On each side of the Atlantic there is a rising chorus calling for “reshored” production and greater self-sufficiency. In Europe, some call for greater “sovereignty” in the digital sphere or in other sectors like medicines or critical materials. The risk is that such calls could lead to more entrenched protectionism that hampers the ability of transatlantic firms to compete fairly in markets on both sides of the pond and beyond. Particularly relevant in this context are current debates about the impact of the U.S. Inflation Reduction Act and the EU’s Green Deal and related subsidy measures, which we discuss in Chapter 4.

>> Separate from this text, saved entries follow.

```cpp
inline std::string hex(uint32_t v) {
    char buf[16];
    snprintf(buf, sizeof buf, "0x%xu", v);
    return buf;
}
inline std::string hex64(uint64_t v) {
    char buf[32];
// ... 374 lines not shown
    uint32_t max_terms = 512;
};
struct UcSource {
    std::string src;
    uint32_t n_strpred = 0;
    uint32_t n_atoms = 0;
};
inline UcSource generate_uc(const uint8_t *uc_image, const uint32_t *off, uint32_t uc_conds_off, uint32_t n_uconds, uint32_t n_slots, uint32_t n_consts = 0,
                            const UcLimits lim = UcLimits()) {
    UcSource out;
    if (n_uconds == 0 || n_uconds > 127) return out;
    const uint32_t *const_words = reinterpret_cast<const uint32_t *>(uc_image + off[CB_SEC_CONSTS]);
    Atoms atoms;
    std::vector<std::string> formula(n_uconds + 1);
    const uint32_t *uconds = reinterpret_cast<const uint32_t *>(uc_image + uc_conds_off);
    const uint32_t scope_rows = uconds[0];
    const uint32_t *code = reinterpret_cast<const uint32_t *>(uc_image + off[CB_SEC_CODE]);
    const uint64_t *consts = reinterpret_cast<const uint64_t *>(uc_image + off[CB_SEC_CONSTS_V64]);
    const uint64_t *theap = reinterpret_cast<const uint64_t *>(uc_image + off[CB_SEC_THEAP]);
    const uint32_t kUseMask = ~((uint32_t)(CB_TERM_LIT_F | CB_TERM_GROUP_END) << 8);
    std::map<std::vector<uint32_t>, uint32_t> term_ids;
    std::vector<std::vector<uint32_t>> terms;
    const uint32_t ns = n_slots ? n_slots : 1;
    std::vector<bool> slot_used(ns, false), slot_list(ns, false);
    auto is_slot_kind = [](uint32_t kind) { return kind == CB_OPK_SLOT || kind == CB_OPK_SLOT_ELEM || kind == CB_OPK_SLOT_SIZE; };
    auto use_slot = [&](uint32_t kind, uint32_t v) { if (is_slot_kind(kind) && v < ns) slot_used[v] = true; };
    auto v64_tag = [](uint64_t b) { const uint32_t top = (uint32_t)(b >> 48); return (top & 0xFFF0u) == 0xFFF0u ? (top & 0xFu) : 0u; };
    for (uint32_t u = 1; u <= n_uconds; u++) {
        const uint32_t *cd = uconds + 4 * u;
        if (cd[3] == 0 || ((cd[3] >> 16) & 0xFF) != CB_FLAT_DNF) {
            formula[u] = translate_program(code, cd[0], cd[1], const_words, n_consts, ns, atoms);
// ... 284 lines not shown
        for (uint32_t v = 0; v < ns; v++) {
            const std::string V = std::to_string(v);
            if (ty[v] == 'S') s += "    ListKey k" + V + ";   // string: its probe key (the id when typed)\n";
            if (ty[v] == 'N') s += "    double d" + V + ";\n";
            if (ty[v] == 'B') s += "    bool b" + V + ";\n";
        }
    }
    for (uint32_t v = 0; v < ns; v++)
        if (slot_list[v]) s += "    ListRegs l" + std::to_string(v) + ";\n";
    s += "    CB_HD uint64_t slot(uint32_t v) const {\n        switch (v) {\n";
    for (uint32_t v = 0; v < ns && !typed; v++)
        if (reg(v)) s += "        case " + std::to_string(v) + "u: return s" + std::to_string(v) + ";\n";
    s += "        default: return v < " + std::to_string(ns) + "u ? g.slot(v) : (uint64_t)(CB_V64_BOX_BASE | CB_V64_ERROR) << 48;\n        }\n    }\n};\n";
    s += "struct SpecConds {\n    static constexpr uint32_t n_strpred = " + std::to_string(n_pred_bits) + "u;\n";
    s += std::string("    static constexpr int kForm = ") + (n_uconds <= 31 ? "CB_UC_FORM_MASK32" : n_uconds <= 63 ? "CB_UC_FORM_MASK64" : "CB_UC_FORM_INDEX") + ";   // how the rows name their conditions\n";
    s += "    static constexpr uint32_t kScopeRows = " + std::to_string(scope_rows) + "u;   // rows of the longest scope (cb::uc_walk)\n";
    s += std::string("    static constexpr bool kPrograms = ") + (have_atoms ? "true" : "false") + ";   // leaf programs: needs the value helpers of cb_core.h\n";
    s += "    template <typename Cols>\n    CB_HD SpecRegs load(const TableView t, const BatchView &b, const Cols &c) const {\n        SpecRegs r;\n        r.g.b = c.b; r.g.n = c.n;\n";
    for (uint32_t v = 0; v < ns; v++)
        if (reg(v)) s += "        r.s" + std::to_string(v) + " = c.slot(" + std::to_string(v) + "u);\n";
    if (typed) {
        std::string guard;
        for (uint32_t v = 0; v < ns; v++) {
            const std::string V = std::to_string(v);
            if (!reg(v)) continue;
            if (ty[v] == 'L') s += "        r.l" + V + " = list_load(t, b, r.s" + V + ");\n";
            if (ty[v] == 'S') s += "        r.k" + V + " = list_probe_key(r.s" + V + ");\n";
            if (ty[v] == 'N') s += "        r.d" + V + " = u2d(r.s" + V + ");\n";
            if (ty[v] == 'B') s += "        r.b" + V + " = (r.s" + V + " & 1u) != 0;\n";
            guard += std::string(guard.empty() ? "" : " & ") + (ty[v] == 'L' ? "typed_list(r.l" + V + ", " + std::to_string(list_need[v]) + "u)"
                                                                 : std::string(ty[v] == 'S' ? "typed_str" : ty[v] == 'N' ? "typed_num" : "typed_bool") + "(r.s" + V + ")");
// ... 117 lines not shown
```

### cerbos_b200/csrc/cb_uc.h

```cpp
#pragma once
#include <stdint.h>

#include <cstring>
#include <map>
#include <string>
#include <tuple>
#include <vector>

#include "cb_core.h"

namespace cbuc {

constexpr uint32_t kMaxUconds = 127;
constexpr uint32_t kMaxMaskUconds = 63;

struct Image {
    bool ok = false;
    std::string why;
    std::vector<uint8_t> bytes;
    cb::TableLayout lay{};
    uint32_t n_uconds = 0, n_flat = 0;
    bool needs_spec() const { return n_flat != n_uconds || n_uconds > kMaxMaskUconds; }
    uint32_t scope_rows = 0;
    uint32_t n_gids = 0, n_gids_flat = 0;
    std::vector<uint32_t> ucond_of_gid;
};
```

Lost in these debates is the fact that U.S. and European companies over many decades have woven a dense web of deep transatlantic connections that is proving to be a strength, not a burden, for both in a more competitive and disruptive age. The transatlantic economy remains the most interconnected, robust, and resilient commercial artery in the world, as we explain in the following chapters.